I want to inquire the possibility of creating a two dimensional array in Fortran with variable size of columns which is possible in other languages.
Do we have alternative solution to using a derived type for the purpose? For example,
type VarSizedArray integer, allocatable :: col(:) end type VarSizedArray type(VarSizedArray),allocatable :: row(:) allocate(row(2)) allocate(row(1).col(1)) allocate(row(2).col(2)) row(1).col(1) = 11 row(2).col(1) = 21 row(2).col(2) = 22 print*, row(1) print*, row(2)
Thank you very much Arjen.
I just did not want to miss the chance of using a shorter way. Sometimes performance is comparable in the way you implement some parts of the code. I always have the notion that the more primitive a data type is, the better is the performance. (might be a false belief) And, final reason is that alternative solutions come up in time by the people I work with, I am surprised being not aware since because I had made my way with a solution I think that could be the only way.
In your example, you are using an array of arrays. Perhaps a better and more efficient way of doing this would be to use only 2 arrays. The first one stores all the values, and the second one indicates where the values for each row start.

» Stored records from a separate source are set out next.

int e2e_conv_weight_layouts(const float* w, int Cout, int Cin, int KH, int KW, float* w_fwd, int ld_fwd, float* w_bwd,
                            int ld_bwd, void* stream) {
    E2E_REQUIRE(w && Cout > 0 && Cin > 0 && KH > 0 && KW > 0 && (w_fwd || w_bwd), E2E_ERR_ARG, "e2e_conv_weight_layouts: bad argument");
    E2E_REQUIRE((!w_fwd || (ld_fwd >= Cout && ld_fwd % 4 == 0)) && (!w_bwd || (ld_bwd >= Cin && ld_bwd % 4 == 0)), E2E_ERR_ARG,
                "e2e_conv_weight_layouts: leading dimensions must cover the columns and be multiples of 4");
    hipLaunchKernelGGL(k_weight_layouts, dim3(egrid((int64_t)Cout * Cin * KH * KW)), dim3(256), 0, (hipStream_t)stream, w, Cout, Cin, KH,
                       KW, w_fwd, ld_fwd, w_bwd, ld_bwd);
    E2E_LAUNCH_CHECK("e2e_conv_weight_layouts");
    return E2E_OK;
}

int e2e_conv_weight_layouts_batched(const long long* desc, int nlayers, void* stream) {
    E2E_REQUIRE(desc && nlayers > 0 && nlayers <= 65535, E2E_ERR_ARG, "e2e_conv_weight_layouts_batched: bad argument");
    hipLaunchKernelGGL(k_weight_layouts_batched, dim3(256, nlayers), dim3(256), 0, (hipStream_t)stream, desc);
    E2E_LAUNCH_CHECK("e2e_conv_weight_layouts_batched");
    return E2E_OK;
}

int64_t e2e_conv2d_splitk_workspace_floats(int64_t rows, int cols, int K) {
    if (K % 16 != 0) return 0;
    int smax = 1;
    bool sk = false;
    for (int cb = 16; cb <= 32; cb += 16) {
        const GemmCfg c = choose_cfg(rows, cols, K, cb, true);
        if (c.S > smax) smax = c.S;
        if (c.S < 0) sk = true;
    }
    int64_t n = smax > 1 ? (int64_t)smax * rows * cols : 0;
    if (sk && n < (int64_t)SK_MAX_G * 64 * 64) n = (int64_t)SK_MAX_G * 64 * 64;
    return n ? n + SK_FLAG_FLOATS : 0;
}

int64_t e2e_conv2d_bwd_data_workspace_floats(int B, int Hd, int Wd, int cols, int K, int stride) {
    const int64_t plain = e2e_conv2d_splitk_workspace_floats((int64_t)B * Hd * Wd, cols, K);
    if (stride != 2) return plain;
    const int64_t cls = SK_FLAG_FLOATS + cls_slab_floats(B, Hd, Wd, cols);
    return cls > plain ? cls : plain;
}

int64_t e2e_conv_tuned_workspace_floats(int64_t rows, int cols) {
    int64_t n = (int64_t)16 * rows * cols;
    if (n < (int64_t)SK_MAX_G * 64 * 64) n = (int64_t)SK_MAX_G * 64 * 64;
    return n + SK_FLAG_FLOATS;
}
int e2e_conv_workspace_flag_floats(void) { return SK_FLAG_FLOATS; }
int e2e_conv_streamk_error_index(void) { return SK_ERR_INDEX; }

int e2e_conv_gemm_choice(int64_t rows, int cols, int K, int chunk_depth, int allow_split, int* out3) {
    E2E_REQUIRE(out3 && rows > 0 && cols > 0 && K > 0 && (chunk_depth == 16 || chunk_depth == 32), E2E_ERR_ARG, "e2e_conv_gemm_choice: bad argument");
    const GemmCfg c = choose_cfg(rows, cols, K, chunk_depth, allow_split != 0);
    out3[0] = c.bm; out3[1] = c.bn; out3[2] = c.S;
    return E2E_OK;
}

struct ConvGeom { int B, Hs, Ws, Cin, Cout, Ho, Wo, KH, KW, stride, pad, pad_mode, C1, up; float in_sub, in_mul; };
#define GEOM_LAYER(g) ConvGeom g{}; g.B = B; g.Hs = Hs; g.Ws = Ws; g.Cin = Cin; g.Cout = Cout; g.KH = KH; g.KW = KW; g.stride = stride; g.pad = pad; g.pad_mode = pad_mode
#define GEOM_SOURCES(g) g.C1 = C1; g.up = up; g.in_sub = in_sub; g.in_mul = in_mul
#define GEOM_OUTPUT(g) g.Ho = Ho; g.Wo = Wo
#define GEOM_BWD_DATA(g) GEOM_LAYER(g); GEOM_OUTPUT(g)
#define GEOM_BWD_WEIGHT(g) GEOM_LAYER(g); GEOM_OUTPUT(g); GEOM_SOURCES(g)
#define GEOM_WGRAD_QUERY(g) ConvGeom g{}; g.B = B; g.Ho = Ho; g.Wo = Wo; g.Cin = Cin; g.Cout = Cout; g.KH = KH; g.KW = KW
struct FwdOps { const float *src0, *src1, *w_fwd; int ld_fwd; const float *scale, *shift, *residual; float* out; int act; };
struct BwdDataOps { const float* dz; const float* w_bwd; int ld_bwd; float* dxp; int accumulate; const float* x_in; int in_act; const float* pre_add; };
struct WgradIn { const float *dz, *src0, *src1; float* workspace; };

static int conv_fwd_impl(const FwdOps& f, const ConvGeom& g, float* workspace, GemmCfg force, void* stream) {
    const int B = g.B, Hs = g.Hs, Ws = g.Ws, Cin = g.Cin, Cout = g.Cout, KH = g.KH, KW = g.KW, stride = g.stride, pad = g.pad, pad_mode = g.pad_mode;
    const int C1 = g.C1, up = g.up, ld_fwd = f.ld_fwd;
    E2E_REQUIRE(f.src0 && f.w_fwd && f.out && B > 0 && Hs > 0 && Ws > 0 && Cin > 0 && Cout > 0, E2E_ERR_ARG, "e2e_conv2d_fwd: bad argument");
    E2E_REQUIRE(up == 1 || up == 2, E2E_ERR_ARG, "e2e_conv2d_fwd: upsample factor must be 1 or 2");
    E2E_REQUIRE(C1 > 0 && C1 <= Cin && (C1 == Cin || f.src1), E2E_ERR_ARG, "e2e_conv2d_fwd: bad channel split");
    E2E_REQUIRE(pad_mode == 0 || (pad_mode == 1 && pad == 1 && Hs >= 2 && Ws >= 2), E2E_ERR_ARG, "e2e_conv2d_fwd: reflection padding needs pad == 1");
    E2E_REQUIRE(stride == 1 || stride == 2, E2E_ERR_ARG, "e2e_conv2d_fwd: stride must be 1 or 2");
    E2E_REQUIRE(Hs % up == 0 && Ws % up == 0 && ld_fwd % 4 == 0 && ld_fwd >= Cout, E2E_ERR_ARG, "e2e_conv2d_fwd: bad sizes");
    const int vec = (Cin % 16 == 0 && (C1 == Cin || C1 % 16 == 0)) ? 4 : 1;
    E2E_REQUIRE(vec == 4 || (C1 == Cin && up == 1), E2E_ERR_ARG, "e2e_conv2d_fwd: the scalar path (Cin %% 16 != 0) takes a single full-resolution source");
    E2E_REQUIRE((int64_t)B * Hs * Ws * Cin * 4 < (1ll << 30) && (int64_t)KH * KW * Cin * ld_fwd * 4 < (1ll << 31), E2E_ERR_ARG,
                "e2e_conv2d_fwd: activations must stay below 1 GB, weights below 2 GB (32-bit buffer offsets with out-of-range markers)");
    E2E_REQUIRE(vec != 4 || (KH <= 3 && KW <= 3), E2E_ERR_ARG, "e2e_conv2d_fwd: the channel-quad loader takes kernels up to 3 x 3");
    ConvArgs a{};
    a.src0 = f.src0; a.src1 = f.src1; a.w = f.w_fwd; a.scale = f.scale; a.shift = f.shift; a.res = f.residual; a.out = f.out;
    a.B = B; a.Hs = Hs; a.Ws = Ws; a.Cin = Cin; a.C1 = C1; a.up = up;
    a.Hd = (Hs + 2 * pad - KH) / stride + 1; a.Wd = (Ws + 2 * pad - KW) / stride + 1;
    a.Ncols = Cout; a.ldw = ld_fwd; a.KH = KH; a.KW = KW; a.stride = stride; a.pad = pad; a.pad_mode = pad_mode; a.off = 0; a.act = f.act;
    a.in_sub = g.in_sub; a.in_mul = g.in_mul;
    if (!force.bm && KH == 7 && KW == 7 && stride == 2 && pad == 3 && pad_mode == 0 && Cin == 3 && Cout == 64 && C1 == Cin && up == 1 && !f.residual && ld_fwd >= 64) {
        StemArgs t{f.src0, f.w_fwd, f.scale, f.shift, f.out, B, Hs, Ws, a.Hd, a.Wd, ld_fwd, f.act, g.in_sub, g.in_mul};
        hipLaunchKernelGGL(k_conv7x7_stem, dim3((a.Wd + 31) / 32, (a.Hd + 3) / 4, B), dim3(256), 0, (hipStream_t)stream, t);
    }
    else if (!force.bm && KH == 3 && KW == 3 && stride == 1 && pad == 1 && pad_mode == 1 && Cout == 16 && C1 == Cin && !f.scale && !f.residual && ld_fwd >= 16 &&
        ((Cin == 16 && up == 2) || (Cin == 32 && up == 1))) {
        ThinArgs t{f.src0, f.w_fwd, f.shift, f.out, B, Hs / up, Ws / up, Hs, Ws, ld_fwd, f.act, 1, 0};
        if (Cin == 16) hipLaunchKernelGGL((k_conv3x3_thin<16, 2, true, 8>), dim3((Ws + 63) / 64, (Hs + 7) / 8, B), dim3(256), 0, (hipStream_t)stream, t);
        else hipLaunchKernelGGL((k_conv3x3_thin<32, 1, true, 4>), dim3((Ws + 63) / 64, (Hs + 3) / 4, B), dim3(256), 0, (hipStream_t)stream, t);
    } else
        launch_gemm<false>(a, vec, workspace, force, (hipStream_t)stream);
    E2E_LAUNCH_CHECK("e2e_conv2d_fwd");
    return E2E_OK;
}

int e2e_conv2d_fwd(const float* src0, const float* src1, int C1, int up, const float* w_fwd, int ld_fwd, const float* scale,
                   const float* shift, const float* residual, float* out, int B, int Hs, int Ws, int Cin, int Cout, int KH,
                   int KW, int stride, int pad, int pad_mode, int act, float in_sub, float in_mul, float* workspace, void* stream) {
    GEOM_LAYER(g); GEOM_SOURCES(g);
    return conv_fwd_impl(FwdOps{src0, src1, w_fwd, ld_fwd, scale, shift, residual, out, act}, g, workspace, GemmCfg{0, 0, 0}, stream);
}

static bool tuning_ok(int tile_m, int tile_n, int ksplit) {
    if (tile_m == 0) return true;
    if (ksplit < 0) return tile_m == 64 && tile_n == 64 && -ksplit <= SK_MAX_G;
    return tile_max_cb(tile_m, tile_n) != 0 && ksplit >= 1 && ksplit <= 16;
}

int e2e_conv2d_fwd_tuned(const float* src0, const float* src1, int C1, int up, const float* w_fwd, int ld_fwd, const float* scale,
                         const float* shift, const float* residual, float* out, int B, int Hs, int Ws, int Cin, int Cout, int KH,
                         int KW, int stride, int pad, int pad_mode, int act, float in_sub, float in_mul, float* workspace, int tile_m, int tile_n,
                         int ksplit, void* stream) {
    E2E_REQUIRE(tuning_ok(tile_m, tile_n, ksplit), E2E_ERR_ARG, "e2e_conv2d_fwd_tuned: unsupported decomposition %d x %d / %d", tile_m, tile_n, ksplit);
    GEOM_LAYER(g); GEOM_SOURCES(g);
    return conv_fwd_impl(FwdOps{src0, src1, w_fwd, ld_fwd, scale, shift, residual, out, act}, g, workspace, GemmCfg{tile_m, tile_n, ksplit}, stream);
}
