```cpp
struct BuildParams {
    const uint32_t* rowptr;
    const uint32_t* col;
    uint32_t n, na, ka, kb, maxdeg, n_chains;
    const uint8_t* labels;
    size_t label_stride;
    int32_t* m;
    int32_t* m_r;
    int32_t* n_r;
    uint32_t* eta;
    uint32_t wide;
};

struct ShuffleParams {
    uint32_t n, na, nb, n_chains, first_chain_id;
    const uint32_t* chain_gids;
    uint64_t seed;
    uint8_t* labels;
    const uint8_t* labels_old;
    size_t label_stride;
    ChainScalars* scalars;
    uint32_t* mt_engine;
    uint32_t wide;
};

struct EntropyParams {
    uint32_t ka, kb, maxdeg, n_chains;
    const int32_t* m;
    const int32_t* m_r;
    const int32_t* n_r;
    const uint32_t* eta;
// ... 373 lines not shown
```

bipartitesbm-mcmc_amd/csrc/bisbm_sweep_fast.hip:

```cpp
#include "bisbm_kernels.hpp"
#include "bisbm_stand_rule.hpp"

#include <algorithm>
#include <cstdio>
#include <type_traits>

namespace bisbm {

#ifdef BISBM_STAMPS
__device__ unsigned long long g_fast_stamps[16];
#define FSTAMP(i)                                                                        \
    do {                                                                                 \
        unsigned long long now_;                                                         \
        __builtin_amdgcn_sched_barrier(0);                                               \
        __asm__ volatile("s_memtime %0\n\ts_waitcnt lgkmcnt(0)" : "=s"(now_)::"memory"); \
        __builtin_amdgcn_sched_barrier(0);                                               \
        st_acc[i] += now_ - st_prev;                                                     \
        st_prev = now_;                                                                  \
    } while (0)
#else
#define FSTAMP(i) \
    do {          \
    } while (0)
#endif
#if defined(BISBM_STAMPS) && BISBM_STAMPS == 2
#define FSTAMP_STEP(i) \
    do {               \
    } while (0)
#else
#define FSTAMP_STEP(i) FSTAMP(i)
#endif

__device__ __forceinline__ void wfence() {
    __builtin_amdgcn_wave_barrier();
    __asm__ volatile("" ::: "memory");
}

__device__ __forceinline__ double tab_at(const double* base, uint32_t idx) {
#if defined(BISBM_ABLATE) && (BISBM_ABLATE & 8)
    return (double)idx * 1e-3 + (double)((size_t)base & 0xff);
#endif
    return *(const double*)((const char*)base + (uint32_t)(idx << 3));
}

struct __attribute__((packed, aligned(4))) Id4 {
    uint32_t x, y, z, w;
};

__device__ __forceinline__ uint32_t sflag(uint32_t x) {
    uint32_t r;
    __asm__("s_min_u32 %0, %1, 1" : "=s"(r) : "s"(x) : "scc");
    return r;
}
__device__ __forceinline__ uint32_t smin(uint32_t x, uint32_t y) {
    uint32_t r;
    __asm__("s_min_u32 %0, %1, %2" : "=s"(r) : "s"(x), "s"(y) : "scc");
    return r;
}
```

program test2d implicit none integer,allocatable:: val(:) integer,allocatable:: rowptr(:) integer nnz, nrow, i, j1,j2 nrow = 2 ! total number of rows nnz = 3 ! total number of values for all rows allocate( val(nnz), rowptr(nrow+1) ) val = [ 11, 21, 22 ] rowptr = [ 1, 2, 4 ] do i = 1, nrow j1 = rowptr(i) j2 = rowptr(i+1) - 1 print*, val( j1 : j2 ) end do stop end program test2d
Thank you Roman. I can't free up my mind from the physics of the problem when implementing it in a program. This reveals the fact for me that every problem needs further elaboration for internal storage and computational performance after the definition of the physics.
Your suggestion opens up some other possibilities for my problem. I will share some performance results as soon as I find time to prepare a preliminary implementation.
Another alternative is to use an ordinary two-dimensional array where the second dimension is equal to the maximum you need and use a parallel array holding the second dimension per row. Something like (inspired by Roman's example):
program test2db implicit none integer,allocatable:: val(:,:) integer,allocatable:: rowlen(:) integer maxrowlength, nrow, i, jmax nrow = 2 ! total number of rows maxrowlength = 2 ! maximum length of the row allocate( val(nrow,maxrowlength), rowlen(nrow) ) val = reshape( [ 11, 21, 22, 0 ], [nrow, maxrowlength] ) rowlen = [ 2, 1 ] do i = 1, nrow jmax = rowlen(i) print*, val( i, 1 : jmax ) end do stop end program test2db
You waste some memory of course, but addressing the rows is slightly simpler. It might be faster as well, as the section of the array you need is more predictable. But whether that is an advantage in practice is an aspect that needs to be measured, not divined.
There may or may not be some issues with both Roman's and Arjen's suggestions with large datasets.
Arjen is using a rectangular array to hold sparse data. This may induce memory capacity issues for very large datasets. Roman's method is not subject to this (over allocation) issue.
Both solutions require knowing the entire array size prior to allocation whereas in the original proposal (#1) you only have to determine the next row size. Prior to selecting method, considerations regarding memory capacity and initial allocation need to be made.
Both methods can be aided by helper functions that return element reference and row reference. Column reference could return an array of integers holding the linear indexes in Roman's suggestion, but for sparse arrays you would need to specify value to use for missing elements (0.0, NaN, -n, ...)
Arjen, Jim thanks for your contributions.
Arjen, I used your suggestion on a 2D solver once in a while. I liked it since it was close to physical definition of the problem. In exchange of avoiding some functions or some further thoughts on the computer implementation, I struggled a lot with indices with the problem physics in mind.
I am going to stick to Roman's suggestion and decided to order data that helps me avoid second dimension for most of the solutions.
Jim, I think it does not matter to know the size of the data before hand, it is always possible to insert or append.
And also if the data is ordered, original typed solution has a better pointer alternative which will not be better that Roman's suggestion that reduces into 1D array.